David Tepper is one of the most successful hedge fund managers of all time. His hedge fund generated an average annual return of 30% since its inception in 1993 and this success made him a double digit billionaire.
There is another reason why we like David Tepper. We analyzed the performance of David Tepper’s 13F stock picks covering the period from 1999 to 2012. Our goal was to find out whether outside investors can beat the market by imitating Tepper’s stock picks despite the fact that they are reported with a 45 day delay. In fact our methodology assumed that we bought his picks two months after the end of each quarter. The results were impressive. Investors imitating Tepper’s top 5 stock picks with a two-month delay would have returned 2.16% per month between 1999 and 2012. Investors investing in S&P 500 Index ETFs would have achieved a monthly return of only 0.32% during the same period.

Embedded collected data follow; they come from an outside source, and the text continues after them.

int32_t launch_pass(vgpu_ctx* ctx, PassParams p, uint64_t w) {
    p.root_lo = ctx->root_table.lo; p.root_hi = ctx->root_table.hi; p.root3 = ctx->root3;
    const uint32_t L = 1u << p.log_len;
    p.tile = choose_tile((int)p.log_len, p.groups);
    const uint64_t tiles = p.groups / p.tile;
    const uint32_t LS = (L + (L >> 4) + (L >> 9)) | 1;
    const size_t smem = ((L >= 2 ? L / 2 + L / 64 + 1 : 1) + (size_t)p.tile * LS) * sizeof(uint32_t);
    const uint32_t total = L * p.tile;
    uint32_t threads = total / 16 >= 512 ? 512 : (total / 16 >= 32 ? total / 16 : 32);
    if (total >= (1u << 14) && threads > 256) threads = 256 * 2;
    using KernelFn = void (*)(PassParams);
    static const KernelFn kernels[15] = {ntt_pass_kernel<0>, ntt_pass_kernel<1>, ntt_pass_kernel<2>, ntt_pass_kernel<3>, ntt_pass_kernel<4>, ntt_pass_kernel<5>,
                                         ntt_pass_kernel<6>, ntt_pass_kernel<7>, ntt_pass_kernel<8>, ntt_pass_kernel<9>, ntt_pass_kernel<10>, ntt_pass_kernel<11>,
                                         ntt_pass_kernel<12>, ntt_pass_kernel<13>, ntt_pass_kernel<14>};
    if (p.log_len > 14) VG_FAIL(ctx, "ntt: sub-transform 2^%u exceeds the shared-memory tile", p.log_len);
    if (!ctx->ntt_attrs_set) { for (auto k : kernels) VG_CUDA(ctx, cudaFuncSetAttribute(k, cudaFuncAttributeMaxDynamicSharedMemorySize, 200 * 1024)); ctx->ntt_attrs_set = true; }
    if (p.post_mode == 2) {
        uint32_t log_nt = 0; while ((1u << log_nt) < threads) log_nt++;
        uint32_t log_t = 0; while ((1u << log_t) < p.tile) log_t++;
        const bool tfast = (p.dst_gs == 1);
        const uint32_t lowbits = tfast ? (log_nt >= log_t ? log_nt - log_t : 0) : log_nt;
        const uint64_t k_stride = p.dst_natural ? (1ull << lowbits) : 1ull;
        p.tab_step = bb::pow(p.tab_base, k_stride * p.post_k);
    }
    for (uint64_t c0 = 0; c0 < w; c0 += 65535) {
        const uint64_t wc = w - c0 < 65535 ? w - c0 : 65535;
        PassParams q = p;
        q.src = p.src + c0 * p.src_cs; q.dst = p.dst + c0 * p.dst_cs;
        dim3 grid((unsigned)tiles, (unsigned)wc);
        KScope ks(ctx, KC_NTT, 8.0 * (double)(p.groups << p.log_len) * (double)wc);
        kernels[p.log_len]<<<grid, threads, smem, ctx->stream>>>(q);
        VG_LAUNCH_CHECK(ctx);
    }
    return 0;
}

__global__ void repeat_row_kernel(const uint32_t* src, uint64_t src_cs, uint32_t* dst, uint64_t dst_cs, uint64_t H, uint64_t w) {
    uint64_t i = (uint64_t)blockIdx.x * blockDim.x + threadIdx.x;
    if (i >= H * w) return;
    dst[(i / H) * dst_cs + (i % H)] = src[(i / H) * src_cs];
}

__global__ void zero_pad_kernel(const uint32_t* src, uint64_t src_cs, uint32_t* dst, uint64_t dst_cs, uint64_t h, uint64_t H, uint64_t w) {
    uint64_t i = (uint64_t)blockIdx.x * blockDim.x + threadIdx.x;
    if (i >= H * w) return;
    uint64_t c = i / H, r = i % H;
    dst[c * dst_cs + r] = r < h ? src[c * src_cs + r] : 0;
}

void split_col_row(int log_n, int* l_col, int* l_row) {
    if (log_n <= LOG_ROW_MAX) { *l_col = 0; *l_row = log_n; return; }
    static const int row_split = [] { const char* e = getenv("VGPU_NTT_LOG_ROW"); int v = e ? atoi(e) : LOG_ROW_MAX; return v < 8 || v > LOG_ROW_MAX ? LOG_ROW_MAX : v; }();
    int lc = log_n - row_split;
    if (lc > LOG_COL_MAX) lc = LOG_COL_MAX;
    if (lc < 4) lc = 4;
    *l_col = lc; *l_row = log_n - lc;
}

}

int32_t vg_ntt_nat2nat(vgpu_ctx* ctx, const uint32_t* src, uint64_t src_cs, uint32_t* dst, uint64_t dst_cs, int log_n, uint64_t w,
                       bool inverse, const PowTable* coset, uint32_t* tmp, uint64_t tmp_cs) {
    const uint64_t n = 1ull << log_n;
    uint32_t ninv = inverse ? bb::inv(bb::to_monty((uint32_t)(n % bb::P))) : bb::R1;
    PassParams p{};
    p.inverse = inverse;
    if (log_n <= LOG_ROW_MAX) {
        p.src = src; p.src_cs = src_cs; p.dst = dst; p.dst_cs = dst_cs;
        p.src_rs = 1; p.src_gs = n; p.dst_rs = 1; p.dst_gs = n;
        p.log_len = log_n; p.groups = 1; p.dst_natural = 1;
        if (coset) { p.post_mode = 2; p.post_g = 0; p.post_k = 1; p.tab_lo = coset->lo; p.tab_hi = coset->hi; p.tab_base = coset->base; }
        else if (inverse) { p.post_mode = 3; p.post_scale = ninv; }
        return launch_pass(ctx, p, w);
    }
    if (log_n > VG_LOG_NMAX) VG_FAIL(ctx, "ntt: 2^%d exceeds BabyBear's two-adicity (2^%d)", log_n, VG_LOG_NMAX);
    const int l1 = (log_n + 1) / 2, l2 = log_n - l1;
    const uint64_t n1 = 1ull << l1, n2 = 1ull << l2;
    p.src = src; p.src_cs = src_cs; p.dst = tmp; p.dst_cs = tmp_cs;
    p.src_rs = n2; p.src_gs = 1; p.dst_rs = 1; p.dst_gs = n1;
    p.log_len = l1; p.groups = n2; p.dst_natural = 1;
    p.post_mode = 1; p.post_shift = VG_LOG_NMAX - log_n;
    VG_TRY(launch_pass(ctx, p, w));
    PassParams q{};
    q.inverse = inverse;
    q.src = tmp; q.src_cs = tmp_cs; q.dst = dst; q.dst_cs = dst_cs;
    q.src_rs = n1; q.src_gs = 1; q.dst_rs = n1; q.dst_gs = 1;
    q.log_len = l2; q.groups = n1; q.dst_natural = 1;
    if (coset) { q.post_mode = 2; q.post_g = 1; q.post_k = (uint32_t)n1; q.tab_lo = coset->lo; q.tab_hi = coset->hi; q.tab_base = coset->base; }
    else if (inverse) { q.post_mode = 3; q.post_scale = ninv; }
    return launch_pass(ctx, q, w);
}

static int32_t intt_nat2bitrev_scaled(vgpu_ctx* ctx, const uint32_t* src, uint64_t src_cs, uint32_t* buf, uint64_t bcs, int log_n, uint64_t w, const PowTable* tab) {
    const uint64_t n = 1ull << log_n;
    int lc, lr;
    split_col_row(log_n, &lc, &lr);
    PassParams p{};
    p.inverse = 1;
    if (lc == 0) {
        p.src = src; p.src_cs = src_cs; p.dst = buf; p.dst_cs = bcs;
        p.src_rs = 1; p.src_gs = n; p.dst_rs = 1; p.dst_gs = n;
        p.log_len = log_n; p.groups = 1; p.dst_natural = 0;
        p.post_mode = 2; p.post_g = 0; p.post_k = 1; p.tab_lo = tab->lo; p.tab_hi = tab->hi; p.tab_base = tab->base;
        return launch_pass(ctx, p, w);
    }
    const uint64_t n1 = 1ull << lc, n2 = 1ull << lr;
    p.src = src; p.src_cs = src_cs; p.dst = buf; p.dst_cs = bcs;
    p.src_rs = n2; p.src_gs = 1; p.dst_rs = n2; p.dst_gs = 1;
    p.log_len = lc; p.groups = n2; p.dst_natural = 0;
    p.post_mode = 1; p.post_shift = VG_LOG_NMAX - log_n;
    VG_TRY(launch_pass(ctx, p, w));
    PassParams q{};
    q.inverse = 1;
    q.src = buf; q.src_cs = bcs; q.dst = buf; q.dst_cs = bcs;
    q.src_rs = 1; q.src_gs = n2; q.dst_rs = 1; q.dst_gs = n2;
    q.log_len = lr; q.groups = n1; q.dst_natural = 0;
    q.g_bits = lc;
    q.post_mode = 2; q.post_g = 1; q.post_k = (uint32_t)n1; q.tab_lo = tab->lo; q.tab_hi = tab->hi; q.tab_base = tab->base;
    return launch_pass(ctx, q, w);
}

We also tested the performance of his top 5 large-cap stock picks. Tepper’s top 5 large-cap stock picks managed to outperform the market by 64 basis points per month (0.96% per month vs. 0.32% per month). The best thing about this strategy is that you didn’t have to pay Tepper 2 and 20 for this performance. In this article we are going to take a look at David Tepper’s new positions in large-cap stocks almost all of which are from the technology space.
David Tepper reinvested in Facebook Inc. (NASDAQ:FB) buying 1.48 million shares of this social media stock during the third quarter. Earlier Tepper had sold off his complete position in Facebook Inc. (NASDAQ:FB) during the second quarter. He also took a new position in Apple Inc.(NASDAQ:AAPL) in the last quarter buying 800,000 shares of this stock. Apple Inc. (NASDAQ:AAPL) now comprises of 2.1% of his 13F portfolio with a total value $90 million at the end of the third quarter. Besides these 2 stocks, David Tepper also bought substantial new positions in Yahoo! Inc. (NASDAQ:YHOO), Bank of America Corp (NYSE:BAC) and QUALCOMM, Inc.(NASDAQ:QCOM).

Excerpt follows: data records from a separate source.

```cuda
__device__ __noinline__ void td_decision(AgentD& ag, const double* q_pre_a, const double* q_pre_b, unsigned long long* mt_pol,
                                         unsigned long long* mt_agt, const DynParams& D, double* out) {
  ASSUME_SHARED(&ag); ASSUME_SHARED(q_pre_a); ASSUME_SHARED(q_pre_b); ASSUME_SHARED(out); ASSUME_GLOBAL(mt_pol);
  const int action = ag.cur_action;
  const double reward = ag.last_reward;
  const double F_term = P.gamma * 0.0 - 0.0;
  float rate = P.gl;
  double delta;
  int table = 0;
  if (P.algorithm == RLM_ALGO_SARSA) {
    double Q1 = ag.q_from[action];
    int a2 = policy_action(ag, q_pre_a, q_pre_b, mt_pol, D);
    double Q2 = q_pre_a[a2];
    delta = reward + F_term + P.gamma * Q2 - Q1;
  } else if (P.algorithm == RLM_ALGO_Q_LEARN) {
    int amax = argmax_ties_fast(ag, ag.q_from);
    if (action != amax) rate = 0.0f;
    double Q = ag.q_from[action];
    int am2 = argmax_ties_fast(ag, q_pre_a);
    delta = reward + F_term + P.gamma * q_pre_a[am2] - Q;
  } else if (P.algorithm == RLM_ALGO_DOUBLE_Q_LEARN) {
    int amax = argmax_ties_fast(ag, ag.q_from);
    if (action != amax) rate = 0.0f;
    if (mt_uniform_real(mt_agt, ag.mt_agt_idx) > 0.5) {
      double Qa = ag.q_from[action];
      int am2 = argmax_ties_fast(ag, q_pre_a);
      delta = reward + F_term + P.gamma * q_pre_b[am2] - Qa;
      table = 0;
    } else {
      double Qb = ag.qb_from[action];
      int am2 = argmax_ties_fast(ag, q_pre_b);
      delta = reward + F_term + P.gamma * q_pre_a[am2] - Qb;
      table = 1;
    }
  } else if (P.algorithm == RLM_ALGO_R_LEARN) {
    int amax = argmax_ties_fast(ag, ag.q_from);
    if (action != amax) rate = 0.0f;
    double Q = ag.q_from[action];
    double mQ = q_pre_a[argmax_ties_fast(ag, q_pre_a)];
    delta = reward - ag.rho + mQ - Q;
    out[3] = Q; out[4] = mQ;
  } else if (P.algorithm == RLM_ALGO_ONLINE_R_LEARN) {
    double Q = ag.q_from[action];
    double gQ = q_pre_a[policy_action(ag, q_pre_a, q_pre_b, mt_pol, D)];
    delta = reward - ag.rho + gQ - Q;
    out[3] = Q; out[4] = gQ;
  } else {
    int amax = argmax_ties_fast(ag, ag.q_from);
    if (action != amax) rate = 0.0f;
    double Q, mQ;
    if (mt_uniform_real(mt_agt, ag.mt_agt_idx) > 0.5) {
      Q = ag.q_from[action];
      mQ = q_pre_b[argmax_ties_fast(ag, q_pre_a)];
      table = 0;
    } else {
      Q = ag.qb_from[action];
      mQ = q_pre_a[argmax_ties_fast(ag, q_pre_b)];
      table = 1;
    }
    delta = reward - ag.rho + mQ - Q;
    out[3] = Q; out[4] = mQ;
  }
  ag.last_delta = delta;
  out[0] = (double)rate;
  out[1] = (D.alpha * delta) * (1.0 / (double)RLM_N_TILINGS);
  out[2] = (double)table;
}

__device__ __noinline__ void td_rho(AgentD& ag, const double* q_post_a, const double* q_post_b, const DynParams& D, const double* dec) {
  const double Q = dec[3];
  double boot = dec[4];
  const double nQ = Q + D.alpha * ag.last_delta;
  double best;
  if (P.algorithm == RLM_ALGO_DOUBLE_R_LEARN) {
    best = -1.7976931348623157e308;
    for (int i = 0; i < P.n_actions; i++) {
      double val = (q_post_a[i] + q_post_b[i]) / 2.0;
      if (val > best) best = val;
    }
    boot = best;
  } else {
    best = q_post_a[argmax_ties(ag, q_post_a)];
  }
  if (nQ - best < 1e-7) ag.rho += P.beta * (ag.last_reward - ag.rho + boot - nQ);
}

#ifdef RLM_TIMING
__device__ long long g_phase_clk[4096 * 16];
__device__ unsigned g_phase_sm[4096];
// ... 951 lines not shown
```

Baseline: 12.34 million.

## Parallelize book-level change application across warp lanes in next_state_warp

Replaces the two-lane serial side_apply_changes with a 16-lane version where each lane handles one depth level per side, using ballots and shuffles to locate the order's price level in the old book, new book and transactions. Transaction application gets a lead-lane fast path that only accumulates observed value and volume, and calls the full routine only when the live order could be reached. It also adds compile-time-gated per-phase clock64 timing instrumentation, which is off by default. The rewritten change logic must exactly reproduce the original semantics (error flags, cancellations, queue updates), so it risks subtle divergence.

New measurement: 12.48 million (median of 6 runs). +1.1%, better.

```diff
diff --git a/rl_markets_b200/csrc/rlm_env.cuh b/rl_markets_b200/csrc/rlm_env.cuh
--- a/rl_markets_b200/csrc/rlm_env.cuh
+++ b/rl_markets_b200/csrc/rlm_env.cuh
@@ -6,6 +6,16 @@
 __constant__ DevParams P;
 
 #define LLMIN ((long long)0x8000000000000000ull)
+
+#ifdef RLM_TIMING
+#define TPH(clk, i) do { if (lane == 0) { const long long t_ = clock64(); (clk)[i] += t_ - (clk)[15]; (clk)[15] = t_; } } while (0)
+#define TPH_COUNT(clk, i) do { if (lane == 0) (clk)[i] += 1; } while (0)
+#else
+#define TPH(clk, i) do { } while (0)
+#define TPH_COUNT(clk, i) do { } while (0)
+#endif
+enum { TPH_STAGE_IN = 0, TPH_BEGIN, TPH_GEN, TPH_APPLY_TX, TPH_APPLY_CHANGES, TPH_TAIL, TPH_WINDOWS, TPH_STEP_END, TPH_STAGE_OUT,
+       TPH_N_TICKS, TPH_N_LAUNCHES };
 #ifdef RLM_ROLL_LEVELS
 #define LEVEL_UNROLL _Pragma("unroll 1")
 #else
@@ -447,23 +457,95 @@
   next_state_tail(e, au, bu, pushv);
 }
 
-__device__ __noinline__ void next_state_warp(EnvHdr& e, const rlm_tick_msg& m, double* pushv, Fill* fills, int lane) {
-  int* serr = (int*)(fills + 2);
-  if (lane < 2) {
-    const double mp = m_midprice(e);
-    serr[lane] = 0;
-    fills[lane] = (lane == 0) ? side_apply_transactions<true>(e.side[0], m, mp, true)
-                              : side_apply_transactions<false>(e.side[1], m, mp, true);
-  }
+
+__device__ __forceinline__ Fill side_transactions_lead(SideD& s, bool ask, const rlm_tick_msg& m, double ref) {
+  const int n = m.n_tx;
+  const double op = s.ord.price;
+  double value = 0.0;
+  long long volume = 0;
+  bool reach = false;
+#pragma unroll 1
+  for (int k = 0; k < n; ++k) {
+    const int i = ask ? k : n - 1 - k;
+    const double tp = (double)m.tx_px[i];
+    if (ask ? (tp < ref) : (tp > ref)) continue;
+    const long long vol = m.tx_vol[i];
+    value += tp * (double)vol;
+    volume += vol;
+    reach = reach || (ask ? (op <= tp) : (op >= tp));
+  }
+  if (reach && s.ord.live) return ask ? side_apply_transactions<true>(s, m, ref, true) : side_apply_transactions<false>(s, m, ref, true);
+  s.obs_value = value;
+  s.obs_volume = volume;
+  Fill f; f.volume = 0; f.proxy = 0.0; f.value = 0.0;
+  return f;
+}
+
+__device__ __noinline__ void next_state_warp(EnvHdr& e, const rlm_tick_msg& m, double* pushv, Fill* fills, int lane, long long* clk) {
+  constexpr unsigned FULL = 0xffffffffu;
+  const int s = (lane >> 3) & 1, l = lane & 7;
+  const bool book = lane < 16, lead = book && l == 0, level = book && l < RLM_DEPTH;
+  SideD& sd = e.side[s];
+  if (lead) fills[s] = side_transactions_lead(sd, s == 0, m, m_midprice(e));
   __syncwarp();
-  if (lane < 2) side_apply_changes(e.side[lane], lane == 0 ? m.ask_px : m.bid_px, lane == 0 ? m.ask_vol : m.bid_vol, m, &serr[lane]);
+  TPH(clk, TPH_APPLY_TX);
+  double opx = 0.0, npx = 0.0;
+  int ovol = 0, nvol = 0, tvol = 0;
+  if (level) {
+    opx = sd.px[l]; ovol = sd.vol[l];
+    npx = (double)(s == 0 ? m.ask_px : m.bid_px)[l];
+    nvol = (s == 0 ? m.ask_vol : m.bid_vol)[l];
+    sd.last_px[l] = opx; sd.last_vol[l] = ovol;
+    sd.px[l] = npx; sd.vol[l] = nvol;
+  }
+  const unsigned bad = __ballot_sync(FULL, level && (npx <= 0.0 || nvol <= 0));
+  long long tv = nvol;
+  tv += __shfl_xor_sync(FULL, tv, 1);
+  tv += __shfl_xor_sync(FULL, tv, 2);
+  tv += __shfl_xor_sync(FULL, tv, 4);
+  const double k = pkey(sd.ord.price);
+  const bool tx = book && l < m.n_tx;
+  if (tx) tvol = m.tx_vol[l];
+  const unsigned ml = __ballot_sync(FULL, level && pkey(opx) == k);
+  const unsigned mc = __ballot_sync(FULL, level && pkey(npx) == k);
+  const unsigned mt = __ballot_sync(FULL, tx && pkey((double)m.tx_px[l]) == k);
+  const int sh = 8 * s;
+  const unsigned bl = (ml >> sh) & 0xFFu, bc = (mc >> sh) & 0xFFu, bt = (mt >> sh) & 0xFFu;
+  const int lv = __shfl_sync(FULL, ovol, bl ? sh + 31 - __clz(bl) : lane);
+  const int v = __shfl_sync(FULL, nvol, bc ? sh + 31 - __clz(bc) : lane);
+  const int t = __shfl_sync(FULL, tvol, bt ? sh + 31 - __clz(bt) : lane);
+  if (lead) {
+    const int had = sd.has_cur;
+    sd.has_last = had;
+    sd.last_total_vol = sd.total_vol;
+    sd.total_vol += tv;
+    sd.has_cur = 1;
+    OrderD& o = sd.ord;
+    if (o.live) {
+      if (ord_is_executed(o)) o.live = 0;
+      else if (had && bl && lv != 0) {
+        if (!bc || v == 0) { o.q_head = 0; o.q_tail = 0; }
+        else {
+          const long long vol_diff = (long long)lv - (long long)v;
+          if (vol_diff >= 0) {
+            const long long cancelled = vol_diff - (long long)(bt ? t : 0);
+            if (cancelled > 0) ord_do_cancellation(o, cancelled);
+          } else {
+            o.q_tail += vol_diff;
+          }
+        }
+      }
+    }
+  }
   __syncwarp();
+  TPH(clk, TPH_APPLY_CHANGES);
   if (lane == 0) {
     e.last_date = e.date; e.date = m.date; e.time_ms = m.time_ms;
-    e.err |= serr[0] | serr[1];
+    if (bad) e.err |= ERR_BAD_PRICE;
     check_valid_state(e);
     next_state_tail(e, fills[0], fills[1], pushv);
   }
+  TPH(clk, TPH_TAIL);
 }
 
 __device__ __forceinline__ bool needs_multi(const EnvHdr& e, const rlm_tick_msg& m) { return (m.flags & 3) != 0 || e.tick_open != 0 || e.txn != 0; }
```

The smart money sentiment is an important metric that can be used to assess the long-term profitability of a stock. While there are thousands of stocks trading daily on the market, taking a look at what hedge funds think about certain companies can narrow down the search significantly. At Insider Monkey, we track more than 700 hedge funds, whose 13F filings we analyze as part of our small-cap strategy. Our research has shown that imitating a portfolio that includes the 15 most popular small-cap stocks among hedge funds can outperform the market by as much as 95 basis points per month on average (see more details here).

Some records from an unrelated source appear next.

__device__ __forceinline__ void mbar_arrive(uint32_t bar) {
    asm volatile("mbarrier.arrive.shared::cta.b64 _, [%0];" ::"r"(bar) : "memory");
}
#ifndef QS_RO_WAIT_HINT_NS
#define QS_RO_WAIT_HINT_NS 20000
#endif
#ifndef QS_RO_BACKOFF_NS
#define QS_RO_BACKOFF_NS 0
#endif
__device__ __forceinline__ uint32_t mbar_try(uint32_t bar, uint32_t parity) {
    uint32_t ok;
#if QS_RO_WAIT_HINT_NS > 0
    asm volatile(
        "{\n\t"
        ".reg .pred p;\n\t"
        "mbarrier.try_wait.parity.shared::cta.b64 p, [%1], %2, %3;\n\t"
        "selp.u32 %0, 1, 0, p;\n\t"
        "}\n"
        : "=r"(ok)
        : "r"(bar), "r"(parity), "r"((uint32_t)QS_RO_WAIT_HINT_NS)
        : "memory");
#else
    asm volatile(
        "{\n\t"
        ".reg .pred p;\n\t"
        "mbarrier.try_wait.parity.shared::cta.b64 p, [%1], %2;\n\t"
        "selp.u32 %0, 1, 0, p;\n\t"
        "}\n"
        : "=r"(ok)
        : "r"(bar), "r"(parity)
        : "memory");
#endif
    return ok;
}
__device__ __forceinline__ uint32_t mbar_test(uint32_t bar, uint32_t parity) {
    uint32_t ok;
    asm volatile(
        "{\n\t"
        ".reg .pred p;\n\t"
        "mbarrier.test_wait.parity.shared::cta.b64 p, [%1], %2;\n\t"
        "selp.u32 %0, 1, 0, p;\n\t"
        "}\n"
        : "=r"(ok)
        : "r"(bar), "r"(parity)
        : "memory");
    return ok;
}
#ifndef QS_RO_TIGHT_WAIT
#define QS_RO_TIGHT_WAIT 1
#endif
__device__ __forceinline__ bool mbar_wait_slow(uint32_t bar, uint32_t parity, int code) {
#if QS_RO_TIGHT_WAIT
    uint32_t ok;
    asm volatile(
        "{\n\t"
        ".reg .pred p, q;\n\t"
        ".reg .u32 n;\n\t"
        "mov.u32 n, 0;\n\t"
        "QS_WAIT_LOOP:\n\t"
        "mbarrier.try_wait.parity.shared::cta.b64 p, [%1], %2, %3;\n\t"
        "@p bra QS_WAIT_DONE;\n\t"
        "add.u32 n, n, 1;\n\t"
        "setp.lt.u32 q, n, 4194304;\n\t"
        "@q bra QS_WAIT_LOOP;\n\t"
        "QS_WAIT_DONE:\n\t"
        "selp.u32 %0, 1, 0, p;\n\t"
        "}\n"
        : "=r"(ok)
        : "r"(bar), "r"(parity), "r"((uint32_t)(QS_RO_WAIT_HINT_NS > 0 ? QS_RO_WAIT_HINT_NS : 1000))
        : "memory");
    if (ok) return true;
#else
    for (uint32_t it = 0; it < (1u << 17); ++it) {
#if QS_RO_BACKOFF_NS > 0
        __nanosleep(QS_RO_BACKOFF_NS);
#endif
        if (mbar_try(bar, parity)) return true;
        if ((it & 0xFF) == 0xFF && *reinterpret_cast<volatile int*>(&g_ro_status) != 0) break;
    }
#endif
    atomicCAS(&g_ro_status, 0, code);
    return false;
}
__device__ __forceinline__ bool mbar_wait_bounded(uint32_t bar, uint32_t parity, int code) {
    if (mbar_try(bar, parity)) return true;
    return mbar_wait_slow(bar, parity, code);
}
#ifndef QS_RO_LAZY_WAIT_NS
#define QS_RO_LAZY_WAIT_NS 600
#endif
__device__ __forceinline__ bool mbar_wait_lazy(uint32_t bar, uint32_t parity, int code) {
#if QS_RO_LAZY_WAIT_NS > 0
    if (mbar_test(bar, parity)) return true;
    for (uint32_t it = 0; it < (1u << 22); ++it) {
        __nanosleep(QS_RO_LAZY_WAIT_NS);
        if (mbar_test(bar, parity)) return true;
    }
    atomicCAS(&g_ro_status, 0, code);
    return false;
#else
    return mbar_wait_bounded(bar, parity, code);
#endif
}
__device__ __forceinline__ void umma_ss(uint32_t tmem_d, uint64_t adesc, uint64_t bdesc, uint32_t idesc, uint32_t accumulate) {
    asm volatile(
        "{\n\t"
        ".reg .pred p;\n\t"
        "setp.ne.b32 p, %4, 0;\n\t"
        "tcgen05.mma.cta_group::1.kind::f16 [%0], %1, %2, %3, p;\n\t"
        "}\n" ::"r"(tmem_d), "l"(adesc), "l"(bdesc), "r"(idesc), "r"(accumulate)
        : "memory");
}
__device__ __forceinline__ void split_h2_rn(float a, float b, uint32_t& hi, uint32_t& lo) {
    asm("cvt.rn.f16x2.f32 %0, %1, %2;" : "=r"(hi) : "f"(b), "f"(a));
#ifdef QS_X_NOSPLIT
    lo = hi ^ 0x3C003C00u;
    return;
#endif
#ifdef QS_X_TRUNCSPLIT
    split_h2(a, b, hi, lo);
    return;
#endif
    float la, lb;
    asm("{\n\t"
        ".reg .f16 l, h, m;\n\t"
        "mov.b32 {l, h}, %2;\n\t"
        "mov.b16 m, 0xBC00;\n\t"
        "fma.rn.f32.f16 %0, l, m, %3;\n\t"
        "fma.rn.f32.f16 %1, h, m, %4;\n\t"
        "}\n"
        : "=f"(la), "=f"(lb)
        : "r"(hi), "f"(a), "f"(b));
    asm("cvt.rn.f16x2.f32 %0, %1, %2;" : "=r"(lo) : "f"(lb), "f"(la));
}
__device__ __forceinline__ void put32_rn(uint32_t taddr, const float* y) {
    uint32_t h[16], l[16];
#pragma unroll
    for (int j = 0; j < 16; ++j) split_h2_rn(y[2 * j], y[2 * j + 1], h[j], l[j]);
    tmem_st16(taddr, h);
    tmem_st16(taddr + 16, l);
}

struct Ctx {
    uint32_t sbase;
    uint32_t tmem;
    int cnt;
    __device__ __forceinline__ uint32_t bar(int idx) const { return sbase + SM_BARS + 8u * (uint32_t)idx; }
};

Appaloosa Management held $190 million of Facebook Inc. (NASDAQ:FB) at the end of the September quarter which made up 4.3% of the 13F portfolio. The company is the most valuable social media company on the planet, with a market value of more than $325 billion. Besides its extremely popular social media website, the company also owns important IT assets such as Instagram, Messenger, WhatsApp and Oculus. The Oculus virtual reality technology and content platform allows people to play games, consume content and connect with others. The stock has returned more than 12% over the last one year and is trading just 10% shy of its 52 week high price. Facebook Inc (NASDAQ:FB) did extremely well last quarter showing revenues of more than $7 billion, with net income coming at $2.38 billion. It reported cash and cash equivalents of more than $26 billion last quarter with zero debt liabilities. 149 funds tracked by our system held shares worth $16.27 billion in this stock, constituting 4.7% of the company’s float as of September 30th.